Translated from French by Shaun Whiteside.

Spring is springing, and I’m craving walks in my favourite places. Although not allowed to drive to them, due to you know what. So instead let’s meander for a while in a place I’d love to visit (maybe someday) – Monet’s garden in Giverny.

But we’re not going for a simple stroll to admire the water lilies and take some stunning photographs. We’re going to solve the puzzle set in the prologue.

Three women lived in a village.

The third was the most intelligent, the second the most cunning, the third the most determined.

In your opinion, which one managed to escape?

The puzzle setter is an old woman, born and bred in Giverny, who wanders unnoticed about the place accompanied by her Alsatian, Neptune. She sees everything. Including the connection between the murder of womanising Jérôme Morval and the unsolved case of an 11-year old boy, one that the investigating police dismiss.
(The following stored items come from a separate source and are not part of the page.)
BtkOps* btk_ops_for(sb2_model* m, const std::vector<int>& valid, bool check_rank) {
    for (auto& o : m->btk_cache)
        if (o->valid == valid) return o.get();
    if (m->btk_cache.size() >= 8) m->btk_cache.erase(m->btk_cache.begin() + 1);
    const Source& s = m->src[SB2_TEMPERATURE];
    const sb2_btk_parameter& bp = m->ip.temperature;
    host::BtkStationOps h = host::btk_station_ops(s.xyz, valid, bp.sill, bp.nug, bp.range, bp.zscale, bp.gradient_sd, check_rank);
    auto o = std::make_unique<BtkOps>();
    o->valid = valid;
    const int nv = int(valid.size());
    std::vector<double> sub_xyz(size_t(nv) * 3);
    for (int i = 0; i < nv; ++i)
        for (int c = 0; c < 3; ++c) sub_xyz[3 * i + c] = s.xyz[3 * valid[i] + c];
    DevArray<double> d_sub_xyz, d_Kinv, d_FtKinv, d_M22;
    d_sub_xyz.upload(sub_xyz, m->stream);
    d_Kinv.upload(h.K_inv.a, m->stream);
    d_FtKinv.upload(h.FtKinv.a, m->stream);
    d_M22.upload(h.M22.a, m->stream);
    o->E_beta_w.upload(h.E_beta_w.a, m->stream);
    o->sz.upload(h.z, m->stream);
    std::vector<int32_t> vi(valid.begin(), valid.end());
    o->valid_idx.upload(vi, m->stream);
    o->omega.resize(size_t(nv) * m->n);
    o->bm.resize(size_t(2) * m->n);
    m->d_btk_kbuf.ensure(size_t(nv) * m->n);
    btk_build_operators_kernel<<<grid_for(m->n, 128), 128, 0, m->stream>>>(m->n, m->d_x.p, m->d_y.p, m->d_z.p, nv, d_sub_xyz.p, d_Kinv.p,
                                                                          d_FtKinv.p, d_M22.p, bp.sill - bp.nug, bp.range, bp.zscale,
                                                                          o->omega.p, o->bm.p, m->d_btk_kbuf.p);
    CUDA_OK(cudaGetLastError());
    ++m->launches;
    CUDA_OK(cudaStreamSynchronize(m->stream));
    m->btk_cache.push_back(std::move(o));
    return m->btk_cache.back().get();
}

void run_btk(sb2_model* m, int64_t first, int64_t n_steps, double* out) {
    const Source& s = m->src[SB2_TEMPERATURE];
    const int S = int(s.n_src);
    std::vector<int> all(S);
    for (int i = 0; i < S; ++i) all[i] = i;
    BtkOps* full = btk_ops_for(m, all, true);
    int64_t i = 0;
    while (i < n_steps) {
        std::vector<int> valid;
        if (!s.has_nonfinite) valid = all;
        else {
            const double* v = &s.h_values[size_t(first + i) * S];
            for (int k = 0; k < S; ++k) if (std::isfinite(v[k])) valid.push_back(k);
        }
        if (valid.empty()) throw Error("bayesian kriging temperature: No valid sources for time period, giving up.");
        int64_t j = i + 1;
        if (!s.has_nonfinite) j = n_steps;
        else
            for (; j < n_steps; ++j) {
                const double* v = &s.h_values[size_t(first + j) * S];
                bool same = true;
                size_t q = 0;
                for (int k = 0; k < S && same; ++k) {
                    const bool fin = std::isfinite(v[k]);
                    const bool was = q < valid.size() && valid[q] == k;
                    if (fin != was) same = false;
                    if (was) ++q;
                }
                if (!same) break;
            }
        BtkOps* op = int(valid.size()) == S ? full : btk_ops_for(m, valid, false);
        const int nv = int(valid.size());
        const int64_t seg = j - i;
        m->d_btk_beta.ensure(size_t(seg) * 2);
        m->d_btk_resid.ensure(size_t(seg) * nv);
        btk_step_prepare_kernel<<<grid_for(seg, 128), 128, 0, m->stream>>>(int(seg), first + i, S, s.d_values.p, op->valid_idx.p, nv,
                                                                          op->E_beta_w.p, op->sz.p, m->d_btk_beta.p, m->d_btk_resid.p);
        CUDA_OK(cudaGetLastError());
        double* o = out + i * m->n;
        const double* pri = m->d_prior_gradient.p + first + i;
        const int use_tma = (nv % 2 == 0 && (reinterpret_cast<uintptr_t>(m->d_btk_resid.p) & 15) == 0) ? 1 : 0;
#define SB2_BTK(KS, NT, TS)                                                                                                               \
    do {                                                                                                                                  \
        const int smem = dense_smem_bytes(KS, TS);                                                                                        \
        auto kern = dense_apply_dmma_kernel<KS, NT, 1, false, KS, TS>;                                                                    \
        CUDA_OK(cudaFuncSetAttribute(kern, cudaFuncAttributeMaxDynamicSharedMemorySize, smem));                                           \
        kern<<<grid_for(m->n, 32 * NT), 128, smem, m->stream>>>(m->n, m->d_z.p, nv, op->omega.p, op->bm.p, m->d_btk_beta.p,               \
                                                                m->d_btk_resid.p, nv, pri, int(seg), m->d_active.p, o, nullptr, nullptr,  \
                                                                use_tma, 0);                                                              \
    } while (0)
        if (nv <= 16) SB2_BTK(4, 4, 0);
        else if (nv <= 32) SB2_BTK(8, 4, 0);
        else if (nv <= 64) SB2_BTK(16, 2, 0);
        else if (nv <= 96) SB2_BTK(24, 1, 0);
        else {
            const int tile = idw_tile_steps(nv);
            const size_t smem = size_t(tile) * nv * sizeof(double);
            btk_apply_kernel<<<grid_for(m->n, 128), 128, smem, m->stream>>>(m->n, m->d_z.p, nv, op->omega.p, op->bm.p, m->d_btk_beta.p,
                                                                           m->d_btk_resid.p, pri, int(seg), m->d_active.p, o, tile);
        }
#undef SB2_BTK
        CUDA_OK(cudaGetLastError());
        m->launches += 2;
        i = j;
    }
}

Why does she choose to disclose it to the dead man’s wife and not the police? Now that would be telling and I’m not about to give anything away that could spoil one of the most ingenious twists in crime fiction I’ve ever read. (No wonder this novel has won countless awards.)

Back to the three women: the budding artist child, Fanette Morelle, who dreams of a career that will take her away from poverty; the femme-fatale schoolteacher Stéphanie Dupain, who dreams of escape from the doting husband she does not love, and the unnamed old lady, who wishes to escape a lifetime of regrets. Plenty of scope there for interesting psychological profiling and Bussi makes the most of it, throwing into the mix two contrasting investigators, Sérénac and Bénevides. The former, a gut instinct man, who unprofessionally falls in love with Stéphanie, the wife of the prime suspect, contrasting with his assistant who believes that the case can be resolved by spreadsheet. (Not quite as idiotic as it may sound).
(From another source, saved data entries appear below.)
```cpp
struct GatherSeg {
    const uint8_t *src; const double *w; uint8_t *dst; double *dst_w; const int *rowmap;
    int src_mpad, npat, dst_mpad, dst_off, ntax_dst, pad;
};
void launch_gather(const GatherSeg *segs, int nsegs, int max_npat, hipStream_t s);
struct CodeHistReq { const uint8_t *codes; const double *weight; int ntax, mpad; };
void launch_codehist(const CodeHistReq *reqs, int nreqs, int max_mpad, long long *out, hipStream_t s);

struct ShReq { const double *l0, *l1, *l2; const int *site2pat; double *out; unsigned long long seed; int nsites, nboot; };
void launch_sh(const ShReq *reqs, int n, hipStream_t s);
#ifdef __HIPCC__
__device__ __forceinline__ unsigned long long mix64(unsigned long long z) {
    z ^= z >> 30; z *= 0xBF58476D1CE4E5B9ull; z ^= z >> 27; z *= 0x94D049BB133111EBull; z ^= z >> 31;
    return z;
}
#endif

struct RellReq {
    const double *X;
    const double *L;
    const int *ndraws;
    const double *scale;
    unsigned long long *bp;
    unsigned long long *kh, *sh;
    double *Y;
    unsigned long long base;
    unsigned B;
    int N, T, tpad, K, k1;
};
struct RellWReq : RellReq {
    const double *isig;
    unsigned long long *wkh, *wsh;
};
constexpr int rell_lds_slots(int tpad) { return (tpad / 2) | 1; }
constexpr size_t rell_lds_bytes(int N, int tpad) { return (size_t)N * rell_lds_slots(tpad) * 16; }
void launch_rell_pack(const double *const *src , const int *site2pat, double *X, double *L,
                      int N, int T, int tpad, hipStream_t s);
hipError_t launch_rell(const RellReq &r, bool lds, hipStream_t s);
bool rell_lds_fits(int N, int tpad, int device);
void launch_rell_pairsd(const double *X, double *isig, int N, int T, int tpad, hipStream_t s);
hipError_t launch_rell_weighted(const RellWReq &r, bool lds, hipStream_t s);
bool rell_weighted_lds_fits(int N, int tpad, int device);

void launch_pmat(const ModelDev *model, const PmatReq *reqs, double *frags, int n, hipStream_t s, bool per_request = false,
                 hipEvent_t start = nullptr, hipEvent_t stop = nullptr);
void launch_model_build(const ModelReq *reqs, int n, hipStream_t s, hipEvent_t start = nullptr, hipEvent_t stop = nullptr);
void launch_eigfrags(const ModelDev *model, double *frags2, hipStream_t s);
void launch_eigfrags_n(const ModelDev *models, double *frags2, int n, hipStream_t s);
void launch_oplist(const NvOp *ops, const GeneRun *runs, int nruns, int max_mpad, bool any_pitch, bool chained, hipStream_t s, NewtonCtl *ctl = nullptr,
                   hipEvent_t start = nullptr, hipEvent_t stop = nullptr);
void launch_reduce(const ReduceReq *reqs, int n, hipStream_t s, hipEvent_t start = nullptr, hipEvent_t stop = nullptr);
void launch_newton(const ModelDev *model, const NewtonReq *reqs, const int *tickets, int nreg, int nstream, NewtonCtl *ctl, hipStream_t s);
void launch_newton_seq(const ModelDev *model, const NewtonReq *reqs, const int *req_list, int nreg, int nstream, NewtonCtl *ctl, hipStream_t s);

}
```

pepr_amd/csrc/kernels.hip:

```cpp
#include "kernels.h"
#include <hip/hip_ext.h>

#include <algorithm>
#include <cstdlib>

namespace pml {

#define TWO_P256 1.15792089237316195423570985008687907853269984665640564039457584007913129639936e77
#define TWO_M256 8.63616855509444462538635186280017219262570580443837358382049248904e-78
#define LOG_2_256 177.445678223345993274051579105116

__device__ __forceinline__ double mfma4(double a, double b, double c) {
#ifdef ABL_NO_MFMA
    return __builtin_fma(a, b, c);
#endif
    return __builtin_amdgcn_mfma_f64_4x4x4f64(a, b, c, 0, 0, 0);
}

__device__ __forceinline__ unsigned code_mask(unsigned code) {
    return code < 20u ? (1u << code) : (code == 20u ? 0xCu : (code == 21u ? 0x60u : 0xFFFFFu));
}

template <int CTRL>
__device__ __forceinline__ double quad_swap(double v) {
    int lo = __double2loint(v), hi = __double2hiint(v);
    lo = __builtin_amdgcn_update_dpp(0, lo, CTRL, 0xF, 0xF, true);
    hi = __builtin_amdgcn_update_dpp(0, hi, CTRL, 0xF, 0xF, true);
    return __hiloint2double(hi, lo);
}
__device__ __forceinline__ double quad_sum(double v) { v += quad_swap<0xB1>(v); v += quad_swap<0x4E>(v); return v; }

__device__ __forceinline__ void frag_decode(int idx, int &c, int &row, int &col) {
    const int e = idx & 15, f = idx >> 4;
    c = f / 25;
    const int st = (f % 25) / 5, kk = f % 5;
    row = 4 * st + (e & 3); col = 4 * kk + (e >> 2);
}

constexpr int PMAT_THREADS = 256;
template <bool PER_REQ>
__global__ __launch_bounds__(PMAT_THREADS, 2) void k_pmat(const ModelDev *__restrict__ md0,
                                                          const PmatReq *__restrict__ reqs,
                                                          double *__restrict__ frags, int n) {
    __shared__ double sE[PMAT_THREADS / 64][NCAT * NS];
    const int lane = threadIdx.x & 63;
    const int wv = __builtin_amdgcn_readfirstlane(threadIdx.x >> 6);
    const int i4 = lane & 3, k4 = lane >> 4, cb = (lane >> 2) & 3;
    double Au[5][5], Bu[5][5];
    double lam0, lam1, pi_row[5];
    const int cat0 = lane / NS, cat1 = (64 + (lane & 15)) / NS;
    auto load_model = [&](const ModelDev *__restrict__ md) {
#pragma unroll
        for (int a = 0; a < 5; ++a)
#pragma unroll
            for (int b = 0; b < 5; ++b) {
                Au[a][b] = md->U[(4 * a + i4) * NS + 4 * b + k4];
                Bu[a][b] = md->Uinv[(4 * a + k4) * NS + 4 * b + i4];
            }
        lam0 = md->eval[lane % NS]; lam1 = md->eval[(64 + (lane & 15)) % NS];
#pragma unroll
        for (int a = 0; a < 5; ++a) pi_row[a] = md->pi[4 * a + k4];
    };
    if (!PER_REQ) load_model(md0);
    const int nwaves = gridDim.x * (PMAT_THREADS / 64);
    for (int rq = blockIdx.x * (PMAT_THREADS / 64) + wv; rq < n; rq += nwaves) {
        const PmatReq &req = reqs[rq];
        if (PER_REQ) load_model(req.md);
        const double tlen = req.tp ? *req.tp : req.t;
        const int kind = req.kind;
        double *sEw = sE[wv];
        sEw[lane] = exp(lam0 * (tlen * req.rates[cat0]));
        if (lane < 16) sEw[64 + lane] = exp(lam1 * (tlen * req.rates[cat1]));
        __builtin_amdgcn_fence(__ATOMIC_RELEASE, "wavefront");
        __builtin_amdgcn_wave_barrier();
        double ek[5];
#pragma unroll
        for (int kk = 0; kk < 5; ++kk) ek[kk] = sEw[cb * NS + 4 * kk + k4];
        __builtin_amdgcn_wave_barrier();
        double *out = frags + (size_t)rq * FRAG_STRIDE;
        double T[5][5];
#pragma unroll
        for (int st = 0; st < 5; ++st) {
            double a[5];
#pragma unroll
            for (int kk = 0; kk < 5; ++kk) a[kk] = Au[st][kk] * ek[kk];
#pragma unroll
            for (int nt = 0; nt < 5; ++nt) {
                double d = 0.0;
#pragma unroll
                for (int kk = 0; kk < 5; ++kk) d = mfma4(a[kk], Bu[kk][nt], d);
                T[st][nt] = d < 0.0 ? 0.0 : d;
            }
        }
        if (kind != PM_TIPTABLE) {
#pragma unroll
            for (int st = 0; st < 5; ++st) {
                const double scale = kind == PM_FRAGS_PI ? pi_row[st] : 1.0;
#pragma unroll
                for (int nt = 0; nt < 5; ++nt)
                    out[((cb * 25 + st * 5 + nt) << 4) + (i4 << 2) + k4] = T[st][nt] * scale;
            }
        } else {
            auto put = [&](int code, double v0, double v1, double v2, double v3, double v4) {
                typedef double dv2 __attribute__((ext_vector_type(2)));
                dv2 *rec = reinterpret_cast<dv2 *>(out + ((cb * NCODES + code) * 4 + k4) * TIPTAB_KK);
                rec[0] = (dv2){v0, v1}; rec[1] = (dv2){v2, v3}; rec[2] = (dv2){v4, 0.0};
            };
#pragma unroll
            for (int nt = 0; nt < 5; ++nt) put(4 * nt + i4, T[0][nt], T[1][nt], T[2][nt], T[3][nt], T[4][nt]);
            double bz[5], zq[5], any[5];
#pragma unroll
            for (int st = 0; st < 5; ++st) {
                bz[st] = T[st][0] + quad_swap<0xB1>(T[st][0]);
                zq[st] = T[st][1] + quad_swap<0xD8>(T[st][1]);
                any[st] = quad_sum(T[st][0] + T[st][1] + T[st][2] + T[st][3] + T[st][4]);
            }
            if (i4 == 2) put(20, bz[0], bz[1], bz[2], bz[3], bz[4]);
            if (i4 == 1) put(21, zq[0], zq[1], zq[2], zq[3], zq[4]);
            if (i4 == 0) put(22, any[0], any[1], any[2], any[3], any[4]);
        }
    }
}

__global__ __launch_bounds__(256) void k_eigfrags(const ModelDev *__restrict__ models,
                                                  double *__restrict__ frags2_all) {
    const ModelDev *__restrict__ md = models + blockIdx.x;
    double *__restrict__ frags2 = frags2_all + (size_t)blockIdx.x * 2 * PFRAG;
    for (int idx = threadIdx.x; idx < PFRAG; idx += 256) {
        int c, i, s;
        frag_decode(idx, c, i, s);
        frags2[idx] = md->pi[s] * md->U[s * NS + i];
        frags2[PFRAG + idx] = md->Uinv[i * NS + s];
    }
}

constexpr int MODEL_THREADS = 64;
constexpr int MODEL_MAX_SWEEPS = 40;
__global__ __launch_bounds__(MODEL_THREADS) void k_model(const ModelReq *__restrict__ reqs) {
    __shared__ double sB[NS * NS], sV[NS * NS], sPi[NS], sRt[NS], sRow[NS];
    __shared__ int sOrd[NS];
    const ModelReq &rq = reqs[blockIdx.x];
    const int lane = threadIdx.x;
    for (int e = lane; e < NS * (NS - 1) / 2; e += MODEL_THREADS) {
        int i = 1;
        while (i * (i + 1) / 2 <= e) ++i;
        const int j = e - i * (i - 1) / 2;
        const double v = e == rq.patch ? rq.patch_val : rq.exch[e];
        sV[i * NS + j] = v; sV[j * NS + i] = v;
    }
    if (lane < NS) { sPi[lane] = rq.pi[lane]; sV[lane * (NS + 1)] = 0.0; }
    __syncthreads();
    double sum = 0.0;
    for (int i = 0; i < NS; ++i) sum += sPi[i];
    __syncthreads();
    if (lane < NS) { const double p = sPi[lane] / sum; sPi[lane] = p; sRt[lane] = sqrt(p); }
    __syncthreads();
    if (lane < NS) {
        double row = 0.0;
        for (int j = 0; j < NS; ++j) if (j != lane) row += sV[lane * NS + j] * sPi[j];
        sRow[lane] = row;
    }
    __syncthreads();
    double mu = 0.0;
    for (int i = 0; i < NS; ++i) mu += sPi[i] * sRow[i];
    for (int e = lane; e < NS * NS; e += MODEL_THREADS) {
        const int i = e / NS, j = e % NS;
        const double qij = (i == j ? -sRow[i] : sV[e] * sPi[j]) / mu, qji = (i == j ? -sRow[i] : sV[e] * sPi[i]) / mu;
        const double bij = sRt[i] * qij / sRt[j], bji = sRt[j] * qji / sRt[i];
        sB[e] = i == j ? bij : 0.5 * (bij + bji);
    }
    __syncthreads();
    for (int e = lane; e < NS * NS; e += MODEL_THREADS) sV[e] = (e / NS == e % NS) ? 1.0 : 0.0;
    __syncthreads();
    const int k = lane % 10, i0 = lane / 10;
    for (int sweep = 0; sweep < MODEL_MAX_SWEEPS; ++sweep) {
        if (lane < NS) {
            double o = 0.0;
            for (int j = lane + 1; j < NS; ++j) o += sB[lane * NS + j] * sB[lane * NS + j];
            sRow[lane] = o;
        }
        __syncthreads();
        double off = 0.0;
        for (int i = 0; i < NS; ++i) off += sRow[i];
        if (off < 1e-40) break;
        for (int r = 0; r < NS - 1; ++r) {
            const int a = k == 0 ? NS - 1 : (r + k) % (NS - 1), b = k == 0 ? r : (r + NS - 1 - k) % (NS - 1);
            const int p = a < b ? a : b, q = a < b ? b : a;
            const double app = sB[p * (NS + 1)], aqq = sB[q * (NS + 1)], apq = sB[p * NS + q];
            double c = 1.0, s = 0.0;
            if (fabs(apq) >= 1e-300) {
                const double theta = (aqq - app) / (2.0 * apq);
                const double t = (theta >= 0.0 ? 1.0 : -1.0) / (fabs(theta) + sqrt(theta * theta + 1.0));
                c = 1.0 / sqrt(t * t + 1.0); s = t * c;
            }
            __syncthreads();
            if (lane < 50) {
#pragma unroll
                for (int it = 0; it < 4; ++it) {
                    const int i = i0 + 5 * it;
                    const double x = sB[i * NS + p], y = sB[i * NS + q];
                    sB[i * NS + p] = c * x - s * y; sB[i * NS + q] = s * x + c * y;
                    const double vx = sV[i * NS + p], vy = sV[i * NS + q];
                    sV[i * NS + p] = c * vx - s * vy; sV[i * NS + q] = s * vx + c * vy;
// ... 413 lines not shown
                    if (n1) v.y *= TWO_P256;
                    *ptr = v;
                }
            }
        }
        if (q == 0) { sc.x += n0 ? 1 : 0; sc.y += n1 ? 1 : 0; if (keep) *reinterpret_cast<GLOBAL_AS ivec2 *>((gptr)out_scl + 4 * p) = sc; }
        if (CHAIN) xsc = sc;
    } else if (mode == MODE_SUMTABLE || mode == MODE_EVALUATE_CAT) {
        if (fusedN) xsc = sc;
        else if (q == 0) *reinterpret_cast<GLOBAL_AS ivec2 *>((gptr)out_scl + 4 * p) = sc;
    } else {
        site0 += __shfl_xor(site0, 16); site0 += __shfl_xor(site0, 32);
        site1 += __shfl_xor(site1, 16); site1 += __shfl_xor(site1, 32);
        if (q == 0) {
            const double l0 = log(site0 * 0.25) - sc.x * LOG_2_256;
            const double l1 = log(site1 * 0.25) - sc.y * LOG_2_256;
            *reinterpret_cast<GLOBAL_AS dvec2 *>(O + 8 * p) = (dvec2){l0, l1};
        }
    }
}

constexpr int PAT_PER_WG = 4 * PAT_PER_WAVE;
constexpr int TIPTAB = NCODES * NS;

#ifndef PML_CHAIN_WAVES
#define PML_CHAIN_WAVES 2
#endif
__device__ __forceinline__ void dma_chunk(const double *set, double *lds_set, int k, int lane) {
    const GLOBAL_AS char *src = (const GLOBAL_AS char *)set + k * 4096 + lane * 16;
    __attribute__((address_space(3))) char *dst = (__attribute__((address_space(3))) char *)lds_set + k * 4096;
    if (k < 3) {
        __builtin_amdgcn_global_load_lds((const GLOBAL_AS void *)src, (__attribute__((address_space(3))) void *)dst, 16, 0, 0);
        __builtin_amdgcn_global_load_lds((const GLOBAL_AS void *)src, (__attribute__((address_space(3))) void *)dst, 16, 1024, 0);
        __builtin_amdgcn_global_load_lds((const GLOBAL_AS void *)src, (__attribute__((address_space(3))) void *)dst, 16, 2048, 0);
        __builtin_amdgcn_global_load_lds((const GLOBAL_AS void *)src, (__attribute__((address_space(3))) void *)dst, 16, 3072, 0);
    } else if (lane < 32) __builtin_amdgcn_global_load_lds((const GLOBAL_AS void *)src, (__attribute__((address_space(3))) void *)dst, 16, 0, 0);
}
__device__ __forceinline__ void stage_frags_dma3(const NvOp &op, double *dst, int lane, int wave) {
    const int wv = __builtin_amdgcn_readfirstlane(wave);
    const double *pl = op.pl, *pr = op.pr;
    const int lk = op.flags & 3, rk = (op.flags >> 2) & 3;
    const double *inner = (lk == SK_PITCH) ? op.l.f : (rk == SK_PITCH) ? op.r.f : nullptr;
    dma_chunk(pl ? pl : pr, dst, wv, lane);
    dma_chunk(pr ? pr : pl, dst + PFRAG, (wv + 1) & 3, lane);
    if (inner != nullptr) dma_chunk(inner, dst + 2 * PFRAG, (wv + 2) & 3, lane);
}
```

Last but not least the setting, although not shown in its best light by the narrator, who resents the tourist influx into what ought to be a rural idyll. Bussi knows how to capitalise on Giverny’s geography, cultural value and persisting rumours of masterpieces hidden in attics, such as the eponymous Black Water Lilies. Which – after an admittedly slow start – mixes into a rather intoxicating palette.
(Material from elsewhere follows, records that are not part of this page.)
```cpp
template <uint32_t LM>
struct Bsdf {
    const DMaterial *mat;
    V3 ns, ng, ss, ts;
    GX_DEV V3 to_local(V3 v) const { return V3(dot(v, ss), dot(v, ts), dot(v, ns)); }
    GX_DEV V3 to_world(V3 v) const {
        return V3(ss.x * v.x + ts.x * v.y + ns.x * v.z, ss.y * v.x + ts.y * v.y + ns.y * v.z, ss.z * v.x + ts.z * v.y + ns.z * v.z);
    }
    GX_DEV static bool matches(int type, int flags) { return (type & flags) == type; }
    GX_DEV int num_components(int flags) const {
        int n = 0;
        for (int i = 0; i < mat->n_lobes; ++i) if (matches(mat->lobes[i].type, flags)) ++n;
        return n;
    }
    static constexpr bool kSingle = (LM == LM_DIFFUSE);
    static constexpr int kSingleType = BSDF_REFLECTION | BSDF_DIFFUSE;
    GX_DEV Spec f(V3 woW, V3 wiW, int flags) const {
        V3 wi = to_local(wiW), wo = to_local(woW);
        if (wo.z == 0) return Spec(0.f);
        bool refl = dot(wiW, ng) * dot(woW, ng) > 0;
        if (kSingle) return (mat->n_lobes > 0 && refl && matches(kSingleType, flags)) ? lobe_f<LM>(mat->lobes[0], wo, wi) : Spec(0.f);
        return sum_f(wo, wi, flags, refl);
    }
    GX_DEV Spec sum_f(V3 wo, V3 wi, int flags, bool refl) const {
        Spec f(0.f);
        const int n = mat->n_lobes;
        int i = 0;
        while (true) {
            while (i < n) {
                const int t = mat->lobes[i].type;
                if (matches(t, flags) && ((refl && (t & BSDF_REFLECTION)) || (!refl && (t & BSDF_TRANSMISSION)))) break;
                ++i;
            }
            if (i >= n) break;
            f = f + lobe_f<LM>(mat->lobes[i], wo, wi);
            ++i;
        }
        return f;
    }
    GX_DEV float pdf(V3 woW, V3 wiW, int flags) const {
        if (mat->n_lobes == 0) return 0.f;
        V3 wo = to_local(woW), wi = to_local(wiW);
        if (wo.z == 0) return 0.f;
        if (kSingle) return matches(kSingleType, flags) ? 0.f + lobe_pdf<LM>(mat->lobes[0], wo, wi) : 0.f;
        float p = 0.f;
        int matching = 0;
        for (int i = 0; i < mat->n_lobes; ++i) {
            const DLobe &l = mat->lobes[i];
            if (matches(l.type, flags)) { ++matching; p += lobe_pdf<LM>(l, wo, wi); }
        }
        return matching > 0 ? p / matching : 0.f;
    }
    GX_DEV Spec sample_f(V3 woW, V3 *wiW, float u0, float u1, float *pdf, int flags, int *sampledType) const {
        if (kSingle) {
            *sampledType = 0;
            if (mat->n_lobes == 0 || !matches(kSingleType, flags)) { *pdf = 0; return Spec(0.f); }
            const DLobe &bx = mat->lobes[0];
            const float ur0 = fminf(u0 * 1 - 0, GX_ONE_MINUS_EPS);
            V3 wi, wo = to_local(woW);
            *pdf = 0;
            if (wo.z == 0) return Spec(0.f);
            *sampledType = kSingleType;
            (void)lobe_sample<LM>(bx, wo, &wi, ur0, u1, pdf, sampledType, false);
            if (*pdf == 0) { *sampledType = 0; return Spec(0.f); }
            *wiW = to_world(wi);
            const bool refl = dot(*wiW, ng) * dot(woW, ng) > 0;
            return refl ? lobe_f<LM>(bx, wo, wi) : Spec(0.f);
        }
        int matching = num_components(flags);
        *sampledType = 0;
        if (matching == 0) { *pdf = 0; return Spec(0.f); }
        int comp = min((int)floorf(u0 * matching), matching - 1);
        int which = -1, count = comp;
        for (int i = 0; i < mat->n_lobes; ++i)
            if (matches(mat->lobes[i].type, flags) && count-- == 0) { which = i; break; }
        const DLobe &bx = mat->lobes[which];
        float ur0 = fminf(u0 * matching - comp, GX_ONE_MINUS_EPS);
        V3 wi, wo = to_local(woW);
        *pdf = 0;
        if (wo.z == 0) return Spec(0.f);
        *sampledType = bx.type;
        Spec f = lobe_sample<LM>(bx, wo, &wi, ur0, u1, pdf, sampledType, (bx.type & BSDF_SPECULAR) != 0);
        if (*pdf == 0) { *sampledType = 0; return Spec(0.f); }
        *wiW = to_world(wi);
        if (!(bx.type & BSDF_SPECULAR) && matching > 1) {
            const int n = mat->n_lobes;
            int i = 0;
            while (true) {
                while (i < n && !(i != which && matches(mat->lobes[i].type, flags))) ++i;
                if (i >= n) break;
                *pdf += lobe_pdf<LM>(mat->lobes[i], wo, wi);
                ++i;
            }
        }
        if (matching > 1) *pdf /= matching;
        if (!(bx.type & BSDF_SPECULAR)) {
            bool refl = dot(*wiW, ng) * dot(woW, ng) > 0;
            f = sum_f(wo, wi, flags, refl);
        }
        return f;
    }
};

}
```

I thank Emma and Marina Sofia for the prompt to read authors scheduled to appear at this year’s cancelled Quais du Polar literary festival. I bought this after Bussi’s appearance at EIBF in 2017, and, if this is an indicator of the quality of books I have in my humungous unread-but-bought-at-the -Edinburgh-Book-Festival-TBR, I’m in for a great summer’s reading. Because now that the 2020 EIBF has also been cancelled, this is the year to catch up.